That's right. He helped lead us to the map. "Over here, boys! I spy a sequencing pair that might govern the pineal gland! Shazaam!" And what has President Bush done? Besides put us on the path that will end up with Americans on Mars? Nothing!
Nothing! Granted, the latest budget increases science R&D by 7 percent. Take out the moneys targeted for defense and homeland security initiatives, and it's a 4 percent raise. But to hear Kerry talk you'd think Bush was sending everyone who wore a white lab coat and thick black glasses to Gitmo.
Of course we can spend more. We can always spend more. This isn't to demean science, or even the government's role in promoting new advances. Rah, science. Rah, targeted grants for promising ideas. Rah for funding boring things when necessary. No, the issue is Kerry's belief that federal funding has some special holy quality because ... well, because it's federal funding.
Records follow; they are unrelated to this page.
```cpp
extern "C" int svo_detect_shape(int width, int height, int n_levels, int grid_width, int grid_height, int* max_cells,
                                int* cell_width, int* cell_height, int* list_capacity) {
    int rc = check_detect_levels("svo_detect_shape", n_levels, grid_width, grid_height);
    if (rc) return rc;
    int most = 1;
    for (int l = 0; l < n_levels; l++) {
        int nc;
        if ((rc = detect_level_cells("svo_detect_shape", l, width >> l, height >> l, grid_width, grid_height, &nc))) return rc;
        most = std::max(most, nc);
    }
    const DetectShape s = detect_pick_shape(grid_width, grid_height);
    if (max_cells) *max_cells = most;
    if (cell_width) *cell_width = s.cell_w;
    if (cell_height) *cell_height = s.cell_h;
    if (list_capacity) *list_capacity = s.list;
    return SVO_OK;
}

static_assert(sizeof(svo_det_cell) == sizeof(DetCell) && offsetof(svo_det_cell, score) == offsetof(DetCell, score) &&
              offsetof(svo_det_cell, type) == offsetof(DetCell, type), "svo_det_cell is the kernel's DetCell");

extern "C" int svo_detect_keypoints(svo_handle* h, int n_levels, const svo_image* levels, int grid_width, int grid_height,
                                    int max_cells, svo_det_cell* cells, int32_t* counts) {
    CHECK_H(h);
    if (!levels || !cells || !counts || max_cells < 1)
        return svo_set_error(SVO_ERR_INVALID, "svo_detect_keypoints: bad arguments");
    int rc = check_detect_levels("svo_detect_keypoints", n_levels, grid_width, grid_height);
    if (rc) return rc;
    DetectArgs da;
    memset(&da, 0, sizeof(da));
    for (int l = 0; l < n_levels; l++) {
        if (!levels[l].data || levels[l].stride < levels[l].width)
            return svo_set_error(SVO_ERR_INVALID, "svo_detect_keypoints: level %d: no data or stride < width", l);
        int nc;
        if ((rc = detect_level_cells("svo_detect_keypoints", l, levels[l].width, levels[l].height, grid_width, grid_height, &nc)))
            return rc;
        if (nc > max_cells)
            return svo_set_error(SVO_ERR_CAPACITY, "svo_detect_keypoints: level %d has %d cells, max_cells = %d", l, nc, max_cells);
        da.level[l] = make_view(levels[l]);
    }
    da.n_levels = n_levels; da.grid_w = grid_width; da.grid_h = grid_height;
    da.out = reinterpret_cast<DetCell*>(cells); da.n_out = counts; da.max_cells = max_cells;
    HIP_TRY(hipMemsetAsync(counts, 0, sizeof(int32_t) * (size_t)n_levels, h->stream));
    DetectArgs* d;
    rc = stage(h, da, &d);
    if (rc) return rc;
    launch_detect(d, 1, max_cells, n_levels, grid_width, grid_height, h->stream);
    HIP_TRY(hipGetLastError());
    return SVO_OK;
}
```

### stereo-svo-slam_amd/csrc/svo_capi_check.hip

```cpp
#include <hip/hip_runtime.h>

#include <algorithm>
#include <climits>
#include <cstring>
#include <vector>

#include "svo_handle.hpp"

using namespace svo;

static bool bad_batch(int batch, const void* seqs) { return batch < 1 || batch > 4096 || !seqs; }

extern "C" int svo_pick_launch_shapes(const svo_camera_settings* cam, int width, int height, int batch, int n_bound,
                                      int rec_cap, int exact, svo_launch_shape out[2]) {
    if (!cam || !out || width < 1 || height < 1 || batch < 1)
        return svo_set_error(SVO_ERR_INVALID, "svo_pick_launch_shapes: bad arguments");
    const LaunchShape s = sia_pick_shape(batch, *cam, width, height, n_bound, rec_cap, exact);
    const LaunchShape r = reproj_pick_shape(batch, n_bound);
    out[0] = {SVO_KERNEL_SIA_GN, s.waves, s.mode, s.cap, s.fits ? 1 : 0};
    out[1] = {SVO_KERNEL_REPROJ_GN, r.waves, r.mode, r.cap, r.fits ? 1 : 0};
    return SVO_OK;
}

extern "C" int svo_pick_sia_lds_bytes(const svo_camera_settings* cam, int width, int height, int batch, int n_bound,
// ... 508 lines not shown
        if (n < 0 || n > n_bound)
            return svo_set_error(SVO_ERR_INVALID, "svo_klt_track_batch: sequence %d: n = %d is outside 0..n_bound = %d", b, n, n_bound);
        idx.resize((size_t)n); ids.assign((size_t)n, 0);
        if (n > 0) {
            HIP_TRY(hipMemcpy(idx.data(), s.kp_index, sizeof(int32_t) * (size_t)n, hipMemcpyDeviceToHost));
            if (s.kf_id) HIP_TRY(hipMemcpy(ids.data(), s.kf_id, sizeof(int32_t) * (size_t)n, hipMemcpyDeviceToHost));
        }
        for (int i = 0; i < n; i++)
            if (ids[(size_t)i] < 0 || ids[(size_t)i] >= s.n_kfs || idx[(size_t)i] < 0 || idx[(size_t)i] >= s.kfs[ids[(size_t)i]].n_kps)
                return svo_set_error(SVO_ERR_INVALID, "svo_klt_track_batch: sequence %d point %d: keyframe %d, index %d", b, i,
                                     ids[(size_t)i], idx[(size_t)i]);
    }
    KfDev* d_table;
    int rc = stage(h, table, &d_table);
    if (rc) return rc;
    DevPtr<PoseMats> mats;
    if (use_mats) {
        std::vector<const float*> poses((size_t)batch);
        for (int b = 0; b < batch; b++) poses[(size_t)b] = seqs[b].pose;
        const float** d_poses;
        rc = stage(h, poses, &d_poses);
        if (rc) return rc;
        HIP_TRY(dev_malloc(mats, sizeof(PoseMats) * (size_t)batch));
        klt_pose_mats_kernel<<<batch, 1, 0, h->stream>>>(d_poses, mats.get());
        HIP_TRY(hipGetLastError());
    }
    std::vector<KltArgs> blocks((size_t)batch);
    for (int b = 0; b < batch; b++) {
        const svo_klt_sequence& s = seqs[b];
        KltArgs& ka = blocks[(size_t)b];
        memset(&ka, 0, sizeof(ka));
        ka.kfs = d_table + first_kf[(size_t)b]; ka.kf_mask = -1; ka.kf_id = s.kf_id; ka.n_cur = s.n_cur;
        for (int l = 0; l < s.n_cur; l++) ka.cur[l] = make_view(s.cur[l]);
        ka.n_ptr = s.n; ka.prev_pts = nullptr; ka.cur_pts = s.tracked; ka.status = s.status;
        ka.err = s.err; ka.win = win;
        ka.proj_pose = s.pose; ka.proj_mats = use_mats ? mats.get() + b : nullptr; ka.kps3d = s.kps3d; ka.proj_out = s.proj_out;
        ka.kp_index = s.kp_index; ka.ref_out = s.ref_out; ka.cam = s.cam;
    }
    KltArgs* d;
    rc = stage(h, blocks, &d);
    if (rc) { (void)hipStreamSynchronize(h->stream); return rc; }
    launch_klt(d, batch, n_bound, win, h->stream);
    return finish_launch(h);
}

extern "C" int svo_klt_cache_layout(int win, int64_t* record_bytes, int64_t* header_offset, int64_t* header_bytes, int* levels) {
    if (win < 3 || win > 35) return svo_set_error(SVO_ERR_INVALID, "svo_klt_cache_layout: window must be 3..35");
    if (record_bytes) *record_bytes = (int64_t)klt_template_bytes(win);
    if (header_offset) *header_offset = (int64_t)klt_template_header_offset(win);
    if (header_bytes) *header_bytes = (int64_t)klt_template_header_bytes();
    if (levels) *levels = SVO_LK_LEVELS;
    return SVO_OK;
}

static_assert(sizeof(svo_kps_planes) == 104 && sizeof(svo_compact_sequence) == 264 && sizeof(svo_merge_sequence) == 272 &&
              sizeof(svo_kf_init_sequence) == 400 && sizeof(svo_ssd_sequence) == 112, "the layouts the Python binding restates");

static KpsDev kps_dev(const svo_kps_planes& p) {
    KpsDev k;
    k.kps2d = p.kps2d; k.kps3d = p.kps3d; k.flags = p.flags; k.kf_id = p.kf_id; k.kp_index = p.kp_index;
    k.outl = p.outlier_count; k.inl = p.inlier_count; k.kfx = p.kf_inv_depth; k.kfP = p.kf_variance;
    k.score = p.score; k.level_type = p.level_type; k.color = p.color; k.n = p.n;
    return k;
}
static bool planes_missing(const svo_kps_planes& p, bool need_n) {
    return !p.kps2d || !p.kps3d || !p.flags || !p.kf_id || !p.kp_index || !p.outlier_count || !p.inlier_count ||
           !p.kf_inv_depth || !p.kf_variance || !p.score || !p.level_type || !p.color || (need_n && !p.n);
}
static int read_i32(const int32_t* dev, int count, int32_t* out) {
    HIP_TRY(hipMemcpy(out, dev, sizeof(int32_t) * (size_t)count, hipMemcpyDeviceToHost));
    return SVO_OK;
}

extern "C" int svo_keyframe_launch_info(int cap, int max_cells, int tmpl_cap, int* compact_threads, int* merge_threads,
                                        int64_t* tmpl_valid_bytes) {
    if (cap < 1 || max_cells < 1 || tmpl_cap < 0)
        return svo_set_error(SVO_ERR_INVALID, "svo_keyframe_launch_info: need cap >= 1, max_cells >= 1, tmpl_cap >= 0");
    if (compact_threads) *compact_threads = compact_pick_threads(cap);
    if (merge_threads) *merge_threads = select_merge_pick_threads(max_cells);
    if (tmpl_valid_bytes) *tmpl_valid_bytes = (int64_t)kf_tmpl_valid_bytes(tmpl_cap);
    return SVO_OK;
}

extern "C" int svo_compact_batch(svo_handle* h, int batch, const svo_compact_sequence* seqs, int cap, int* threads) {
    CHECK_H(h);
    if (bad_batch(batch, seqs) || cap < 1)
        return svo_set_error(SVO_ERR_INVALID, "svo_compact_batch: need 1 <= batch <= 4096, seqs and cap >= 1");
    HIP_TRY(hipStreamSynchronize(h->stream));
    std::vector<CompactArgs> blocks((size_t)batch);
    for (int b = 0; b < batch; b++) {
        const svo_compact_sequence& s = seqs[b];
        if (planes_missing(s.src, true) || planes_missing(s.dst, true) || (s.mode != 0 && s.mode != 1) ||
            (s.start != 0 && s.start != 1) || s.zero_count < 0 || s.zero_res_count < 0 || (s.zero_count > 0 && !s.zero) ||
            (s.zero_res_count > 0 && !s.zero_res))
            return svo_set_error(SVO_ERR_INVALID, "svo_compact_batch: sequence %d: bad arguments", b);
        if (s.min_kf && s.mode != 0)
            return svo_set_error(SVO_ERR_INVALID, "svo_compact_batch: sequence %d: min_kf is defined for mode 0 only", b);
        if (!s.start) {
            int32_t n = 0;
            if (const int rc = read_i32(s.src.n, 1, &n)) return rc;
            if (n < 0 || n > cap)
                return svo_set_error(SVO_ERR_INVALID, "svo_compact_batch: sequence %d: n = %d is outside 0..cap = %d", b, n, cap);
        }
        CompactArgs& ca = blocks[(size_t)b];
        memset(&ca, 0, sizeof(ca));
        ca.src = kps_dev(s.src); ca.dst = kps_dev(s.dst); ca.mode = s.mode;
        ca.width = s.width; ca.height = s.height;
        ca.enable = s.enable;
        ca.zero = s.zero; ca.zero_count = s.zero_count;
        ca.start = s.start;
        ca.zero_res = s.zero_res; ca.zero_res_count = s.zero_res_count;
        ca.min_kf = s.min_kf;
    }
    CompactArgs* d;
    const int rc = stage(h, blocks, &d);
    if (rc) return rc;
    if (threads) *threads = compact_pick_threads(cap);
    launch_compact(d, batch, cap, h->stream);
    return finish_launch(h);
}
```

It's hard to outspend Bush, but he'll try. How will he pay for his spending proposals? Kerry's camp says he'll "codify the economic substance doctrine, which defines a tax shelter as any transaction that is conducted purely for tax reasons with no economic merit. In addition, Kerry will close Enron-related tax shelters." By himself! Then he'll clean the Augean stables and knock off for lunch. He'll also set up an "Education Trust Fund, paid for by rolling back the Bush tax cuts for families making more than $200,000 per year."
Ah yes, those guys. The geese that lay the golden eggs. By the time Kerry's done with them they'll pay for new schools, a bigger drug benefit, national health care, universal Internet access, a hundred thousand new soldiers, and the spiffy new gold-braided kneepads all diplomats must wear when consulting with the Europeans. Why not just cut them open now and see where all those golden eggs come from?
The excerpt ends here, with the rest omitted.